Stored items
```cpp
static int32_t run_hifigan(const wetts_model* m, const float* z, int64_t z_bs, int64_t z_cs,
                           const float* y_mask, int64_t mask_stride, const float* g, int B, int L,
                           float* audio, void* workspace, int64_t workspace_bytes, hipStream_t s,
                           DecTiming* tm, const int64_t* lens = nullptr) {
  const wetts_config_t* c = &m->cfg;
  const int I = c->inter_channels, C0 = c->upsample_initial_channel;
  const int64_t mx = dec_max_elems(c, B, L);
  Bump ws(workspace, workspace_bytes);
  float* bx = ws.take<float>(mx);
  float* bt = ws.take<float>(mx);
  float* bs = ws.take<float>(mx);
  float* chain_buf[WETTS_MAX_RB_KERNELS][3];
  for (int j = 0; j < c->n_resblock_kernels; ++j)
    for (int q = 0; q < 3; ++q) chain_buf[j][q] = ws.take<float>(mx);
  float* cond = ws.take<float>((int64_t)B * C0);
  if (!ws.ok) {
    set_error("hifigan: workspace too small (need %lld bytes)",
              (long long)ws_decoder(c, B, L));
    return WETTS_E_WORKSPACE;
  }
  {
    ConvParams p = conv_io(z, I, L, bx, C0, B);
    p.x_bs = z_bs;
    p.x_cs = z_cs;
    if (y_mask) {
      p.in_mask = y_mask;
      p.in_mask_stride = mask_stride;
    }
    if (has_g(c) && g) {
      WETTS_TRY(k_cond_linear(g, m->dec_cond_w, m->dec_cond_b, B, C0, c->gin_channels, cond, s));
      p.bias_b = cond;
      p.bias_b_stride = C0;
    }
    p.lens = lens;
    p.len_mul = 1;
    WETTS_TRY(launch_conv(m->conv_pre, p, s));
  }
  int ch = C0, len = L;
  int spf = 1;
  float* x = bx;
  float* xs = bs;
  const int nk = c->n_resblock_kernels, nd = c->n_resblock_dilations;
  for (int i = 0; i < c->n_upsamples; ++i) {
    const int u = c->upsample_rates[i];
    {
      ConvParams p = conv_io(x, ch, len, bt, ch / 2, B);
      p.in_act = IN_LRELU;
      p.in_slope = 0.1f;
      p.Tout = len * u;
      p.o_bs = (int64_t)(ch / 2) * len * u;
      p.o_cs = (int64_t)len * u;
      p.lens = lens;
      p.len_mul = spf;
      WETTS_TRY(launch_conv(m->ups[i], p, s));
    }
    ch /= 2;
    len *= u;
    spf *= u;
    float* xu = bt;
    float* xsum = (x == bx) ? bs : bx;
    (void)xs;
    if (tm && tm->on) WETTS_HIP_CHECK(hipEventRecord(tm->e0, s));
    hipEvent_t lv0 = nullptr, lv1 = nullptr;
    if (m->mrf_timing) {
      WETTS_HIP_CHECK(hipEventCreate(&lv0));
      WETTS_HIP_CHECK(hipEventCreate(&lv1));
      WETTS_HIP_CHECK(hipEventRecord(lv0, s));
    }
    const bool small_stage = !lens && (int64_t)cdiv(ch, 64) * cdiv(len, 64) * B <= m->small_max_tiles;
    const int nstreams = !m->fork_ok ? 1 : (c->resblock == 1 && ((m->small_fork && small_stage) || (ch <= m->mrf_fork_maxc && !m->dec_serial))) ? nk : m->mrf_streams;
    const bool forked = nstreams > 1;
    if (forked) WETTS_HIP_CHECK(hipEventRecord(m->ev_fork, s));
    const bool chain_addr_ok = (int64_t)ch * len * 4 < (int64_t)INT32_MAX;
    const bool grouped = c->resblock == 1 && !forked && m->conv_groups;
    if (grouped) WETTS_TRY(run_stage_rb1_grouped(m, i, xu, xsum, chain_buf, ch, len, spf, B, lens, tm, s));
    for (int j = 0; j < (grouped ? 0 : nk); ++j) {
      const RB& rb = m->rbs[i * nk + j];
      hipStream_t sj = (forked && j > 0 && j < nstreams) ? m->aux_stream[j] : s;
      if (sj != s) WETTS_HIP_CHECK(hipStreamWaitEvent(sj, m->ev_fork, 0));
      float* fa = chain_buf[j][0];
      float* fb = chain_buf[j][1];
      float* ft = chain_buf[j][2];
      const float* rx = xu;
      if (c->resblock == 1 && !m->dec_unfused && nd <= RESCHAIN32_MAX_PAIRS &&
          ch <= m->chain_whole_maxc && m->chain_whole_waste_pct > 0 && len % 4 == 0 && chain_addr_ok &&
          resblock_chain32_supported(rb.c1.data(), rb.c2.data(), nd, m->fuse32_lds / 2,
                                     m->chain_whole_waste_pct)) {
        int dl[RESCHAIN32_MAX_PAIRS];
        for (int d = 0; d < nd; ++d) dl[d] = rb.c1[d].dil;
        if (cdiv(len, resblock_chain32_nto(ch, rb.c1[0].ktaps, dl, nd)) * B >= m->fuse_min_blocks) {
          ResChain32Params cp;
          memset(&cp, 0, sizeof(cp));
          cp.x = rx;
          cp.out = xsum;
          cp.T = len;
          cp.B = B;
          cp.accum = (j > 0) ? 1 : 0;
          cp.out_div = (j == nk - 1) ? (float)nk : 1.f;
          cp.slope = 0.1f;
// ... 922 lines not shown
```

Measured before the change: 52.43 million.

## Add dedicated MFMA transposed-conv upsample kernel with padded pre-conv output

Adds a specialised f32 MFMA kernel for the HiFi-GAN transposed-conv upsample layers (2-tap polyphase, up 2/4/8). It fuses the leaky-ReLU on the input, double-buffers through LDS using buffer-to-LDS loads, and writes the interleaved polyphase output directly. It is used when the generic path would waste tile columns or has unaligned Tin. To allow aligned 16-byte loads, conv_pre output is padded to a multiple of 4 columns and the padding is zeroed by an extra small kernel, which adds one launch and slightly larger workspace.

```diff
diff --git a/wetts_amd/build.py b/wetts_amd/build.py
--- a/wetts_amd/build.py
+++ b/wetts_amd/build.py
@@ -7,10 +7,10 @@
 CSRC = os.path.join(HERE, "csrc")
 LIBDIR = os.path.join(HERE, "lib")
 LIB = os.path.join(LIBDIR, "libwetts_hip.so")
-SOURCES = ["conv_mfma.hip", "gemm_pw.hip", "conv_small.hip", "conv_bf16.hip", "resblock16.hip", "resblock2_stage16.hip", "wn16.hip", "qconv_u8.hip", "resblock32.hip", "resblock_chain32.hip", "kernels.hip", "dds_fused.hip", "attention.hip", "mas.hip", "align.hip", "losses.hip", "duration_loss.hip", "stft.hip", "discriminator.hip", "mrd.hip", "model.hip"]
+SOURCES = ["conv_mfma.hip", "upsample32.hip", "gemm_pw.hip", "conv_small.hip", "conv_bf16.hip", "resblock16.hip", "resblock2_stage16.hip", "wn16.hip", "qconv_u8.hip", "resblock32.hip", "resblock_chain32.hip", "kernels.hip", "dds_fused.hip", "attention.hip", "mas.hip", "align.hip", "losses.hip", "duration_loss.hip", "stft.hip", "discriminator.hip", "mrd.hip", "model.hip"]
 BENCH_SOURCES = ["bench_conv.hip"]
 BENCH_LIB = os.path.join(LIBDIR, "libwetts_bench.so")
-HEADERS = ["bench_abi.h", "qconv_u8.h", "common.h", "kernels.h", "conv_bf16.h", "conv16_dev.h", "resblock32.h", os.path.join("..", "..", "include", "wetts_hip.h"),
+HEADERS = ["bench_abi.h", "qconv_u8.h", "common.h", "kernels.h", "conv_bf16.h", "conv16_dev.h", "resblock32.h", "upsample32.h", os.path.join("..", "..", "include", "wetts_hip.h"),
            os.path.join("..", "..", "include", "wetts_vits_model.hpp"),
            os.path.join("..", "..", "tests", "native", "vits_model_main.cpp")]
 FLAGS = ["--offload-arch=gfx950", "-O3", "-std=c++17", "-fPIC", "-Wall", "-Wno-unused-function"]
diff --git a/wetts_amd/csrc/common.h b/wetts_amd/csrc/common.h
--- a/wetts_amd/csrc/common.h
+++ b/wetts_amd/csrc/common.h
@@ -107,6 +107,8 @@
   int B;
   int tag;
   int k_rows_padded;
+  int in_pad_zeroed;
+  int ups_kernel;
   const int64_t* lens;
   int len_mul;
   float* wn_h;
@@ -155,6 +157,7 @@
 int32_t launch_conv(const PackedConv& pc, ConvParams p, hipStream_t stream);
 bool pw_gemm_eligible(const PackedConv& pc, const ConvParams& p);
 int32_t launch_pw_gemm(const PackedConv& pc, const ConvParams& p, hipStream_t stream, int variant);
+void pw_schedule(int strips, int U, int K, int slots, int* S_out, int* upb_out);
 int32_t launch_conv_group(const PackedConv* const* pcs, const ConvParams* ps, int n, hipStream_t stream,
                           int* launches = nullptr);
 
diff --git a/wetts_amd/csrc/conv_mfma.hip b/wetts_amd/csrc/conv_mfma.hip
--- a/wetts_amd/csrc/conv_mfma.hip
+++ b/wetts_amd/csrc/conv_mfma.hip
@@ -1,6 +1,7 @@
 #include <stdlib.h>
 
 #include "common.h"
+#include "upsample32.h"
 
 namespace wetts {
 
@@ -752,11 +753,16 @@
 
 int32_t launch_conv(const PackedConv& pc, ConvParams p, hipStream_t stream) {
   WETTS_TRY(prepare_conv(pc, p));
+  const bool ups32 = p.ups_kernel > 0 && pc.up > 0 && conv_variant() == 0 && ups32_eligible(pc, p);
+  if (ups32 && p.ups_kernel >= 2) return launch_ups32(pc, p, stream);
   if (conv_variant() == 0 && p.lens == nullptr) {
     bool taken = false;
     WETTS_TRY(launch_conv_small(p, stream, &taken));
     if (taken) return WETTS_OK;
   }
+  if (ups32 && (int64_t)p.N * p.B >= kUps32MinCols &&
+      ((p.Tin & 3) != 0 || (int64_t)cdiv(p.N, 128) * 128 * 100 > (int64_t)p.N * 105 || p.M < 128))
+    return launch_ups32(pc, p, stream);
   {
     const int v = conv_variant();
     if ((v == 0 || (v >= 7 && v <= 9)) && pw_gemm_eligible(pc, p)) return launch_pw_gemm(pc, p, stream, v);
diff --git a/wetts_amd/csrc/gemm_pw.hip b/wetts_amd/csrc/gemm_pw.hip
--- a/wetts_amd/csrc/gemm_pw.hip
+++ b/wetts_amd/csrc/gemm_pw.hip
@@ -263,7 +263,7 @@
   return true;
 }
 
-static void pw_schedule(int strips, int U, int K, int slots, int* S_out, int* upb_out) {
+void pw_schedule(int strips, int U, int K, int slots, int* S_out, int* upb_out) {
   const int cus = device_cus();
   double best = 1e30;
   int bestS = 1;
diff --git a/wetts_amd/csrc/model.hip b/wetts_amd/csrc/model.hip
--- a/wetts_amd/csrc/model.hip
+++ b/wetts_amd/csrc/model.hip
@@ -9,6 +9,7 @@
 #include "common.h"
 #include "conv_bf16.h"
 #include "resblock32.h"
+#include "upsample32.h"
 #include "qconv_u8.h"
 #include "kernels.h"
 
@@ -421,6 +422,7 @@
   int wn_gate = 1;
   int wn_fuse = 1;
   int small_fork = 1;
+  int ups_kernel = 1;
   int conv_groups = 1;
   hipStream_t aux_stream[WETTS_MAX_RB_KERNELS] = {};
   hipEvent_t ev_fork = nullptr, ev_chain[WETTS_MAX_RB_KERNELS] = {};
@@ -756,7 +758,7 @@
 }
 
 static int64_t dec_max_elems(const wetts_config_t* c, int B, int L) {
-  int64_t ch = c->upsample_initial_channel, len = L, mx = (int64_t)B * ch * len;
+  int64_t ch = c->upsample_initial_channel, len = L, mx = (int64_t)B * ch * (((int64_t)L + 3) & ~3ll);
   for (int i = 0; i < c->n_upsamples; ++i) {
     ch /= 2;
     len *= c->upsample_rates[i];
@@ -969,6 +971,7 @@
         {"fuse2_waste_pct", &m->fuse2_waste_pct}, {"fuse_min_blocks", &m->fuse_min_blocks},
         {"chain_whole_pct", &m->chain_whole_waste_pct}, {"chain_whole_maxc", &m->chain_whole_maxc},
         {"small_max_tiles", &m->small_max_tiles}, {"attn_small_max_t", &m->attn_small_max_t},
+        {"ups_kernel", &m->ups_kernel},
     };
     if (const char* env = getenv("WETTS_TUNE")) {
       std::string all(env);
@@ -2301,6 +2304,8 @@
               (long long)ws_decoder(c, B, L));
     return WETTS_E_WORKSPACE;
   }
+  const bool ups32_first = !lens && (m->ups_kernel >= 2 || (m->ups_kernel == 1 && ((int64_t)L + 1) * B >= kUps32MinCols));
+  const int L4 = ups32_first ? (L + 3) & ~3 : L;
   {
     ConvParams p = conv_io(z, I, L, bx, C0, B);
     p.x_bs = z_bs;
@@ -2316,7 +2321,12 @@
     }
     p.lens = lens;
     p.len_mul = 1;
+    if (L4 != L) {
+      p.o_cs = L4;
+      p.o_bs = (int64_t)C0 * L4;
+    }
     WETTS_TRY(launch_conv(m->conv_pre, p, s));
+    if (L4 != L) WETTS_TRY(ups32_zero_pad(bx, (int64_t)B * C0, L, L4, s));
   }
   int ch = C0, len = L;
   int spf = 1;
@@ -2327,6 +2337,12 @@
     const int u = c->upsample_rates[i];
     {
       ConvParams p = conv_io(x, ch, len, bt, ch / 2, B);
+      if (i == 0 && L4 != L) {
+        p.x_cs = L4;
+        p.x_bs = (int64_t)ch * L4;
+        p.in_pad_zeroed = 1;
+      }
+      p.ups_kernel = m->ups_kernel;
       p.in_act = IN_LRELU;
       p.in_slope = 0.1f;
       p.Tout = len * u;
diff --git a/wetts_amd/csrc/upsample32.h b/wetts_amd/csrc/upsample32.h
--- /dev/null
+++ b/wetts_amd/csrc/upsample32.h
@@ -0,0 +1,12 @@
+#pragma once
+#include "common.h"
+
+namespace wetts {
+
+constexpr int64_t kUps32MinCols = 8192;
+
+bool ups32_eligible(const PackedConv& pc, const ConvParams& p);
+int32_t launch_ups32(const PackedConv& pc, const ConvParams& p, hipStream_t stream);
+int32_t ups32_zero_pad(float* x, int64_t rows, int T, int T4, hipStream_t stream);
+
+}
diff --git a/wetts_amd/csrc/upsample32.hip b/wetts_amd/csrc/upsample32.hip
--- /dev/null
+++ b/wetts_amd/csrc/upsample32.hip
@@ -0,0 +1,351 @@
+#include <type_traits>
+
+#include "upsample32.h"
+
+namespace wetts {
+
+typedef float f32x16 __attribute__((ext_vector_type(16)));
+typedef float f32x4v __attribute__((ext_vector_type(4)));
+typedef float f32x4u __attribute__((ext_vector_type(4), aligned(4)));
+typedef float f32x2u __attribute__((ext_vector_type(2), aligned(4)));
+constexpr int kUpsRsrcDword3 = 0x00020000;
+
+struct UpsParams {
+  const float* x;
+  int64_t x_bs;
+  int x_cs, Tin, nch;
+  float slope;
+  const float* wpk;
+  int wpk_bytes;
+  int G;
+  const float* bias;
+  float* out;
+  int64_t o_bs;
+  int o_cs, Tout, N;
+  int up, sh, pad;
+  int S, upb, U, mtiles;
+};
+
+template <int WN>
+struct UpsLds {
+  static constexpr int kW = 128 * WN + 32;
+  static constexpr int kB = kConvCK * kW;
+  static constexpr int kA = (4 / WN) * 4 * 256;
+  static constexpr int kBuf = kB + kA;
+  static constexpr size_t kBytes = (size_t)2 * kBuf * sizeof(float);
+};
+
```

**What you will do**
Provide only the number of lines above that contain the word "hipEventRecord".

**Task solution**
3